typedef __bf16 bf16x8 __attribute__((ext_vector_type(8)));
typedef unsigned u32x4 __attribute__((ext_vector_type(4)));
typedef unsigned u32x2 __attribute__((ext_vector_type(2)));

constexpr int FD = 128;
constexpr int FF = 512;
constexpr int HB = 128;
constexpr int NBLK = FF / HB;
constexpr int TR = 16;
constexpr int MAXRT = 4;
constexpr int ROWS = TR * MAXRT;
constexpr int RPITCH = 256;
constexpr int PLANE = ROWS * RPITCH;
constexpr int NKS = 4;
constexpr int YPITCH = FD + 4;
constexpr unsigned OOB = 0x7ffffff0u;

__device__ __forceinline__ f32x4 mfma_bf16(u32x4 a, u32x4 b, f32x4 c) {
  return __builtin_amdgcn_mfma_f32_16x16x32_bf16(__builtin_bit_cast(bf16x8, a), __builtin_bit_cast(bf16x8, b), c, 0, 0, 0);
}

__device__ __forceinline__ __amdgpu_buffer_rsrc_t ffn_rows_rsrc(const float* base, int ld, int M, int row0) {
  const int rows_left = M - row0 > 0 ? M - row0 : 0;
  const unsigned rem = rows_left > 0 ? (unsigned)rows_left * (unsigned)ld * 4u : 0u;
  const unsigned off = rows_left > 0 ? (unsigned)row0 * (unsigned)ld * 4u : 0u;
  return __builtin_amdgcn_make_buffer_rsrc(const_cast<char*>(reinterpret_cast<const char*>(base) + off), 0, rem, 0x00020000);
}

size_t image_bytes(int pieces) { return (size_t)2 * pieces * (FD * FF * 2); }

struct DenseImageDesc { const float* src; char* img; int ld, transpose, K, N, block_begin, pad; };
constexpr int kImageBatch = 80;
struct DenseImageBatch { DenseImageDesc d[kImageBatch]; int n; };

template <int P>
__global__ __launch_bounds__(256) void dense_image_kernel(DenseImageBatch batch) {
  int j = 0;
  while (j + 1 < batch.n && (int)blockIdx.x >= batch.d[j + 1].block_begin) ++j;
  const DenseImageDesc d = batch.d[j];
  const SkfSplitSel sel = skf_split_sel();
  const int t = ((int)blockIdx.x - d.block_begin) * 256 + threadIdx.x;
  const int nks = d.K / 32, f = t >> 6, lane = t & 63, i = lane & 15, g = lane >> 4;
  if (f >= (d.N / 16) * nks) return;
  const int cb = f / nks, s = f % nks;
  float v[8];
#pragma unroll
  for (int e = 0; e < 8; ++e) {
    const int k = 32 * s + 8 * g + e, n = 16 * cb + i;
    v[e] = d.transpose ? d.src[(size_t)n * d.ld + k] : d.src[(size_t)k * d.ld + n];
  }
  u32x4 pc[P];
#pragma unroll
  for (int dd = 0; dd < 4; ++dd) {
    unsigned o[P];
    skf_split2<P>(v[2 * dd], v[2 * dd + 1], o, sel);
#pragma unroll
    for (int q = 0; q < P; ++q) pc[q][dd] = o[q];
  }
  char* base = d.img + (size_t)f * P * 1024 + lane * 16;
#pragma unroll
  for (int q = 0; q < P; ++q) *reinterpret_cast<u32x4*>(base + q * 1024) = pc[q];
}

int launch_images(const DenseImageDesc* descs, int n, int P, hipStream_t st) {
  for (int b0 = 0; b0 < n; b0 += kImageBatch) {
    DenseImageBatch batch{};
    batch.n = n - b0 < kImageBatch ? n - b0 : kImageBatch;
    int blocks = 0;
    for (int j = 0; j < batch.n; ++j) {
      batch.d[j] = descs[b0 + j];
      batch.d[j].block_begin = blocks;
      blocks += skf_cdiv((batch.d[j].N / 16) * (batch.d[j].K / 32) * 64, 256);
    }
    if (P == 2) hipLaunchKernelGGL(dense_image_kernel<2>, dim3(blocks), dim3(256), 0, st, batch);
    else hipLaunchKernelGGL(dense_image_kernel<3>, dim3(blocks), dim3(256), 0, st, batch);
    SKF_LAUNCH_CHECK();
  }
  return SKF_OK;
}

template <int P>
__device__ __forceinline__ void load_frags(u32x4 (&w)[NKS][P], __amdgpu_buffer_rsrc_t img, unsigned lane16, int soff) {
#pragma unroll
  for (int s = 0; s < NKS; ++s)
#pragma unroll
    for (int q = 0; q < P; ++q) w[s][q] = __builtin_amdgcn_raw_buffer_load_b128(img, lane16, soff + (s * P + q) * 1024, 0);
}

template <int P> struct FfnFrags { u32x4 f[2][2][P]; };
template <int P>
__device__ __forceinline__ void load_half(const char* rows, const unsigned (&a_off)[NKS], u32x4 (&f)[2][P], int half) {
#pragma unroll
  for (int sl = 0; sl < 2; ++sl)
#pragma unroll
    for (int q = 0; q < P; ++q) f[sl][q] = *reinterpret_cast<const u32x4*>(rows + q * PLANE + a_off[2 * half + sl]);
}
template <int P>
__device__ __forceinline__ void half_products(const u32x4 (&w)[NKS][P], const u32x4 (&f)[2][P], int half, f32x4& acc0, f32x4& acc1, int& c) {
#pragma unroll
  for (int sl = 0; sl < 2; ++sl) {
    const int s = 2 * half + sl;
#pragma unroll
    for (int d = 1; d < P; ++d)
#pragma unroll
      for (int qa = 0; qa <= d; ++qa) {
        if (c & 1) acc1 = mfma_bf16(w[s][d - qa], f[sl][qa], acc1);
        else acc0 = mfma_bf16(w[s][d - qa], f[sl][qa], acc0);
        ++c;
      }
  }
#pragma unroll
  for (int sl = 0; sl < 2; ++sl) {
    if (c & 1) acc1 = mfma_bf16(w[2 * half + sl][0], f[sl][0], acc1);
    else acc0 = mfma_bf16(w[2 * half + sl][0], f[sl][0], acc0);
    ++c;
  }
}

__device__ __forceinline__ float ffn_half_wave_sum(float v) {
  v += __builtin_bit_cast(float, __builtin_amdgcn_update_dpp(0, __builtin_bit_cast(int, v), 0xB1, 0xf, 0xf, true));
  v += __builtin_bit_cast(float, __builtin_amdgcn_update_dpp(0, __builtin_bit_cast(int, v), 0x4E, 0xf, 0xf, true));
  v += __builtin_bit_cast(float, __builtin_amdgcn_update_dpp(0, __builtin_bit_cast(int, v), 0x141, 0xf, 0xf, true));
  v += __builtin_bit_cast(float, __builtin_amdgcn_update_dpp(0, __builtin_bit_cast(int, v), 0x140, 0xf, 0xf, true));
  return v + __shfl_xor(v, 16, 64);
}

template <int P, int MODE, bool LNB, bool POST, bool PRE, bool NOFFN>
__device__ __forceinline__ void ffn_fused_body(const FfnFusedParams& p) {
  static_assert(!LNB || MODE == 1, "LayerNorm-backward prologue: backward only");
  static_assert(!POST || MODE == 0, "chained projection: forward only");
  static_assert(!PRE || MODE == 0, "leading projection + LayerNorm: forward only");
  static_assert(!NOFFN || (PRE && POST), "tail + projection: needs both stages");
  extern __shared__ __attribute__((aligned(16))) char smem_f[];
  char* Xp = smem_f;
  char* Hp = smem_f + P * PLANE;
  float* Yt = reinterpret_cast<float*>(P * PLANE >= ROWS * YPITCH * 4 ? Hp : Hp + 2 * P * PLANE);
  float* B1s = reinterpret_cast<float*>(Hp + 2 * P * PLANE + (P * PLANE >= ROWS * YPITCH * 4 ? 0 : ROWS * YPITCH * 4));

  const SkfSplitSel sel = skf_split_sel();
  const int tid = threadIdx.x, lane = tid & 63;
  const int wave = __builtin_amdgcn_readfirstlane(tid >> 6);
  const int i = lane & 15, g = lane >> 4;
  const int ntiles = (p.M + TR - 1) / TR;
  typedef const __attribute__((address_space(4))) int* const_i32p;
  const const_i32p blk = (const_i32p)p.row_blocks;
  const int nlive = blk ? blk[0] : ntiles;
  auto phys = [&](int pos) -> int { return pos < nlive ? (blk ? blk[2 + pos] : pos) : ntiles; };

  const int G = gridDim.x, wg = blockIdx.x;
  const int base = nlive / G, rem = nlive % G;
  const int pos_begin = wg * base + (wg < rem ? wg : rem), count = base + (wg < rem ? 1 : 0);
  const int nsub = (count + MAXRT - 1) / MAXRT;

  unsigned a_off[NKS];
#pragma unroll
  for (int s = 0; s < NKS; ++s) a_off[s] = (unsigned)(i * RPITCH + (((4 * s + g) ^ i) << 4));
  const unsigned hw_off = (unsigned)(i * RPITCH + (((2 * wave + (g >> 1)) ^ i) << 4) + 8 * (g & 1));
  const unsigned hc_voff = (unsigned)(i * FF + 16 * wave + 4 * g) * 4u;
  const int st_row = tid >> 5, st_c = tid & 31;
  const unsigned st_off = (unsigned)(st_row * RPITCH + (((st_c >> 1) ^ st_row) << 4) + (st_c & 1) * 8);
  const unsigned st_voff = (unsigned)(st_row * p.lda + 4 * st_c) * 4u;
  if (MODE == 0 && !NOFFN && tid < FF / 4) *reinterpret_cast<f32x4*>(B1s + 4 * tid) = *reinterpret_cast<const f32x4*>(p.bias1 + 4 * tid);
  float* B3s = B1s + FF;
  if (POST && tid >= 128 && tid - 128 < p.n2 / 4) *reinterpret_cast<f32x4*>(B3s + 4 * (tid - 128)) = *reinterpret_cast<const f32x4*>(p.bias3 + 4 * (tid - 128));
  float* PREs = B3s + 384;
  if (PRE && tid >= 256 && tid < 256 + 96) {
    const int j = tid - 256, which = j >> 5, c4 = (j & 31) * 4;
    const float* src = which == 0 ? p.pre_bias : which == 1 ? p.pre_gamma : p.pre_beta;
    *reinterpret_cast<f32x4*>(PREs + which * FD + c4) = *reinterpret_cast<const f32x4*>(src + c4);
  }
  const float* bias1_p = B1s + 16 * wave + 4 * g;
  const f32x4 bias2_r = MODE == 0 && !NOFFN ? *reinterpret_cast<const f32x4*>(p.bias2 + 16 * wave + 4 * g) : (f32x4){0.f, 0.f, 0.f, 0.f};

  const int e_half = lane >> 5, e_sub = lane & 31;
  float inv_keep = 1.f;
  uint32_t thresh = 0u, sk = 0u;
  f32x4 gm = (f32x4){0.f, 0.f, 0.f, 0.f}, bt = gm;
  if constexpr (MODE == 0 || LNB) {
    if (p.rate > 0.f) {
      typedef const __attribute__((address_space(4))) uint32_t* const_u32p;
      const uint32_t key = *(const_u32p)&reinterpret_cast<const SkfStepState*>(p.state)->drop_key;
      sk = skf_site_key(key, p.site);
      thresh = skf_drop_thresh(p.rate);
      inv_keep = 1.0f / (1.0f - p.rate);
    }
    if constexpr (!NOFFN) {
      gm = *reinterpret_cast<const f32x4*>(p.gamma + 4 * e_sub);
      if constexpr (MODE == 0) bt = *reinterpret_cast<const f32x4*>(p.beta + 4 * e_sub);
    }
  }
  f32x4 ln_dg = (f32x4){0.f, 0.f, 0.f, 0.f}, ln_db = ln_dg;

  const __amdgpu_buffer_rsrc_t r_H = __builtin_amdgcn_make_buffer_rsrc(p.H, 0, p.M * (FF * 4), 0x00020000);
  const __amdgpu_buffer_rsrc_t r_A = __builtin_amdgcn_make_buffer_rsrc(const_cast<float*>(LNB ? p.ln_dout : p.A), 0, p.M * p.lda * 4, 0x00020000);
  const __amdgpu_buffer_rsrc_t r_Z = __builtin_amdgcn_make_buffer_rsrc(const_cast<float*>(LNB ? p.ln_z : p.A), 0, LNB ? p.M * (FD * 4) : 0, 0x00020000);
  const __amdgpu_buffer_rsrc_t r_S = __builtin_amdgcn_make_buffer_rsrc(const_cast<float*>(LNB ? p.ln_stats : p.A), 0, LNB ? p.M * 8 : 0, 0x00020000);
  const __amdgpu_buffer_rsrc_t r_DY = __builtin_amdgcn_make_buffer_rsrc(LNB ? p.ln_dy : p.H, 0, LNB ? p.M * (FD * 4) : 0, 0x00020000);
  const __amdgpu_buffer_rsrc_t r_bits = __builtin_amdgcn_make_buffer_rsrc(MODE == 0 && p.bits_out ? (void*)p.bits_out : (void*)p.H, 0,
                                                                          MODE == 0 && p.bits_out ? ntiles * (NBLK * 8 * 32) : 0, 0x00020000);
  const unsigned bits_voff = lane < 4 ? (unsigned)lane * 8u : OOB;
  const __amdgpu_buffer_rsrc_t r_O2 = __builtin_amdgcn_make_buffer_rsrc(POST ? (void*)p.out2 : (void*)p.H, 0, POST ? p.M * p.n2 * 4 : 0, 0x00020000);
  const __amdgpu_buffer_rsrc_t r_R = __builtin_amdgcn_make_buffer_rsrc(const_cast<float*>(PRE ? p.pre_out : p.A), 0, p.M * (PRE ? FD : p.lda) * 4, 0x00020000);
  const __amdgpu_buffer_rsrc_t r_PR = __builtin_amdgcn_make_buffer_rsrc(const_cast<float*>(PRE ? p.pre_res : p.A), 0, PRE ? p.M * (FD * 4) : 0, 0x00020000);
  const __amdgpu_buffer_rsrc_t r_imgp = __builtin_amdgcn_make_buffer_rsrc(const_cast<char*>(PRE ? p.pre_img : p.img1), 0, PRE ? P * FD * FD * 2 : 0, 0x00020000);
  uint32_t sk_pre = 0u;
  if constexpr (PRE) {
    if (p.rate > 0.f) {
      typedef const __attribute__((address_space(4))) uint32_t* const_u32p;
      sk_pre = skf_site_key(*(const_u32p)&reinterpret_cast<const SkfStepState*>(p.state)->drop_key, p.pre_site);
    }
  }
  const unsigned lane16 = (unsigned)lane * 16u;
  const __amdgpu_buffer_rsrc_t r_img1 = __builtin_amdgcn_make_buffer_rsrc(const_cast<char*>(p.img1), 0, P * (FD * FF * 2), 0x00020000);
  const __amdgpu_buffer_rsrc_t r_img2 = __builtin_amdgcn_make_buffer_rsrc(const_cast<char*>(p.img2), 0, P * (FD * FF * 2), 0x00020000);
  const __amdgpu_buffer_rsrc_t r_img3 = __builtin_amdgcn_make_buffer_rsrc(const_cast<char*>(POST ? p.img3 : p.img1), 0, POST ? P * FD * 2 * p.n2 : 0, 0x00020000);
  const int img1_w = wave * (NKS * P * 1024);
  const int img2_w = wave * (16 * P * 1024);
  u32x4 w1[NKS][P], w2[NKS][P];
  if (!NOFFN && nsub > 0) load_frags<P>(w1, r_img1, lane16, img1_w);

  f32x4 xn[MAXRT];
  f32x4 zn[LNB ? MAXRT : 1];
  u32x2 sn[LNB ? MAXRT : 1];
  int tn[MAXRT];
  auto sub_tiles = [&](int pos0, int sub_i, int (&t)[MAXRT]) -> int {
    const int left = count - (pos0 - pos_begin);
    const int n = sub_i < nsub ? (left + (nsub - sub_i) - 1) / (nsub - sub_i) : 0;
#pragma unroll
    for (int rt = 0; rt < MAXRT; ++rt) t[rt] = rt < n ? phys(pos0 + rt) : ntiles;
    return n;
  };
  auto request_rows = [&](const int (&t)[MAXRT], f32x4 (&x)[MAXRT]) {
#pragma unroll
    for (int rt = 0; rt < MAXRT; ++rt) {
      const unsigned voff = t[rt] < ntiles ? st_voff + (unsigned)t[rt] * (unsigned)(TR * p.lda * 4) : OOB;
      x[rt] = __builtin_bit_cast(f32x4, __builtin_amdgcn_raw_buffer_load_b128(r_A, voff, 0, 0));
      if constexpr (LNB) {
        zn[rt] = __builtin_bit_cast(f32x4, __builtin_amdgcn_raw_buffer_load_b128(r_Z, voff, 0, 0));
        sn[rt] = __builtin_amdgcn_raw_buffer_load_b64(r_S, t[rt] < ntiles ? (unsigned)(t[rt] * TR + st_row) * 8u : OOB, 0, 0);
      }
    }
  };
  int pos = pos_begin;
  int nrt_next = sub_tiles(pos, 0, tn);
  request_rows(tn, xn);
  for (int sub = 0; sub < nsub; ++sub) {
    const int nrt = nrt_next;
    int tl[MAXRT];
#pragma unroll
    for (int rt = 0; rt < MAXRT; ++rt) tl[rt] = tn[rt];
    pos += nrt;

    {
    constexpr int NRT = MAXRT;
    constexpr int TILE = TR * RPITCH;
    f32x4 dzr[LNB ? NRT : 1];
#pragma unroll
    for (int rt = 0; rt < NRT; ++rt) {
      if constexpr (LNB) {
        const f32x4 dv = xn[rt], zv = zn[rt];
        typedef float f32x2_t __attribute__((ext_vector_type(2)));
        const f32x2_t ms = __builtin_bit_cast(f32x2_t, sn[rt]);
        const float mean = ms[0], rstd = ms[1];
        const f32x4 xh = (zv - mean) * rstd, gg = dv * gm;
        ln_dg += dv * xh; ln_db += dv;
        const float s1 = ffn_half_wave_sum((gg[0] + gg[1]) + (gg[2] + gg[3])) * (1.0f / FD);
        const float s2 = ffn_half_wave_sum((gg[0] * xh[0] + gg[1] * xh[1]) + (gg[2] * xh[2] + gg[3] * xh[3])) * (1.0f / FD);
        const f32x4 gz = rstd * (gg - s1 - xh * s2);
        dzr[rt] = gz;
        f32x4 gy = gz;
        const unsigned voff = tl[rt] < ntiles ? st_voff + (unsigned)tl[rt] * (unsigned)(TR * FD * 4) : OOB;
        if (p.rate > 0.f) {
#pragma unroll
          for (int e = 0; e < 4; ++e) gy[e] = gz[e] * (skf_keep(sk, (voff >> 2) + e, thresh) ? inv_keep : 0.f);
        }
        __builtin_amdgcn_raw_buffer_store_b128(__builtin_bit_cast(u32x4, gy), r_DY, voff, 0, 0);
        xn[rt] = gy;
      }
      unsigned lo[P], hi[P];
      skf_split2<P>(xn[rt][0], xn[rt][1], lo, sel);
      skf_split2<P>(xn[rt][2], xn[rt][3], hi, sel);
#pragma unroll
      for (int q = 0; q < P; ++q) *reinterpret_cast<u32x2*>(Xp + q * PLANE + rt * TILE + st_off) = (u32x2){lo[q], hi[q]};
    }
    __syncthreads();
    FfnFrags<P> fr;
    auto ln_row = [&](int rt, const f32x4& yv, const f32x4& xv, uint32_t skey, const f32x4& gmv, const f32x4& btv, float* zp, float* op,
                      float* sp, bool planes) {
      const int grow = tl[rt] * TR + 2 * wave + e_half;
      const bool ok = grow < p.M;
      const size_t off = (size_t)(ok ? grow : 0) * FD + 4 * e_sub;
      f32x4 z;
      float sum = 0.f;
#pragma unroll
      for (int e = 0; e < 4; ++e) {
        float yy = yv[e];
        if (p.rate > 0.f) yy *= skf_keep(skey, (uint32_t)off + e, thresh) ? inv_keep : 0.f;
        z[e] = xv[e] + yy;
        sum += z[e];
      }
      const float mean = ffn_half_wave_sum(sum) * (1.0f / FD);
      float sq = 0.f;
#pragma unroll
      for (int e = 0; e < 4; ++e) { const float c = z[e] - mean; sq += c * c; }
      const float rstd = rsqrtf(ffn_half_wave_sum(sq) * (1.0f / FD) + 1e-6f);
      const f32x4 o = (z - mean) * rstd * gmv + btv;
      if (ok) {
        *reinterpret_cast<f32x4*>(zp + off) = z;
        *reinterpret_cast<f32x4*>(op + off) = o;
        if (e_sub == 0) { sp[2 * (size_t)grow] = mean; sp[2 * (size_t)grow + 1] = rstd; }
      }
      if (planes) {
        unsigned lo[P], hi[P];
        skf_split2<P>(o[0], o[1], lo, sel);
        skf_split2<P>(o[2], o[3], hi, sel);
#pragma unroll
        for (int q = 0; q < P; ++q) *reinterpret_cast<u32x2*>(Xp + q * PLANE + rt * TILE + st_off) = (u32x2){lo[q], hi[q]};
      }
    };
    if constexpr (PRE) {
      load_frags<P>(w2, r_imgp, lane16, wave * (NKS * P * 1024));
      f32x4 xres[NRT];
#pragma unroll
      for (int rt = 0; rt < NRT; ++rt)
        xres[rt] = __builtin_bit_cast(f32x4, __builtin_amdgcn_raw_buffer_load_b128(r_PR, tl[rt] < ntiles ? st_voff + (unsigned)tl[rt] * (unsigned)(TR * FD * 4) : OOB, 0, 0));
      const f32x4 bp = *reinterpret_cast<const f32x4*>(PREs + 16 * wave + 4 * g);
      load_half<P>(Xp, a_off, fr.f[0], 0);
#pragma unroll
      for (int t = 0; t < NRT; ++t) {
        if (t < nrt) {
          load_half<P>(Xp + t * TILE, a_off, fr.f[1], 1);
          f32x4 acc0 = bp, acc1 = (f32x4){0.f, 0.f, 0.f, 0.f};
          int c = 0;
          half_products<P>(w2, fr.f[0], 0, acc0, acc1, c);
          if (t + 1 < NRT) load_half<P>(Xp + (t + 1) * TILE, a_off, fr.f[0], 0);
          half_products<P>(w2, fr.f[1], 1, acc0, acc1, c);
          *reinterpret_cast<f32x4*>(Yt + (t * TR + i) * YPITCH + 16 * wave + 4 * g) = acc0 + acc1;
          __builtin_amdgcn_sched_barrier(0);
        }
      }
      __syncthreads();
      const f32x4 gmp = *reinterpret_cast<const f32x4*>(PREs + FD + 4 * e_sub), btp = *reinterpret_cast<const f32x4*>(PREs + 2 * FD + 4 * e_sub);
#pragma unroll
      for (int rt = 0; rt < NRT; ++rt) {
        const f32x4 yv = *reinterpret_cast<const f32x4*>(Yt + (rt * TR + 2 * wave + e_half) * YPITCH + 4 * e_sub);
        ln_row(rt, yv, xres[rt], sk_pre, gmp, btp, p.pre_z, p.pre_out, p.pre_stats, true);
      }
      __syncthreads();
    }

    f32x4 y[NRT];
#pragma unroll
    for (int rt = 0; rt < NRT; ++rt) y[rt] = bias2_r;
- - -
*Brief*
Working from the material above, retype exactly the lines from the one with "float ffn_half_wave_sum(float v)" through the one with "0x4E, 0xf, 0xf, true));", both included, and only those lines.

*Completed exercise*
__device__ __forceinline__ float ffn_half_wave_sum(float v) {
  v += __builtin_bit_cast(float, __builtin_amdgcn_update_dpp(0, __builtin_bit_cast(int, v), 0xB1, 0xf, 0xf, true));
  v += __builtin_bit_cast(float, __builtin_amdgcn_update_dpp(0, __builtin_bit_cast(int, v), 0x4E, 0xf, 0xf, true));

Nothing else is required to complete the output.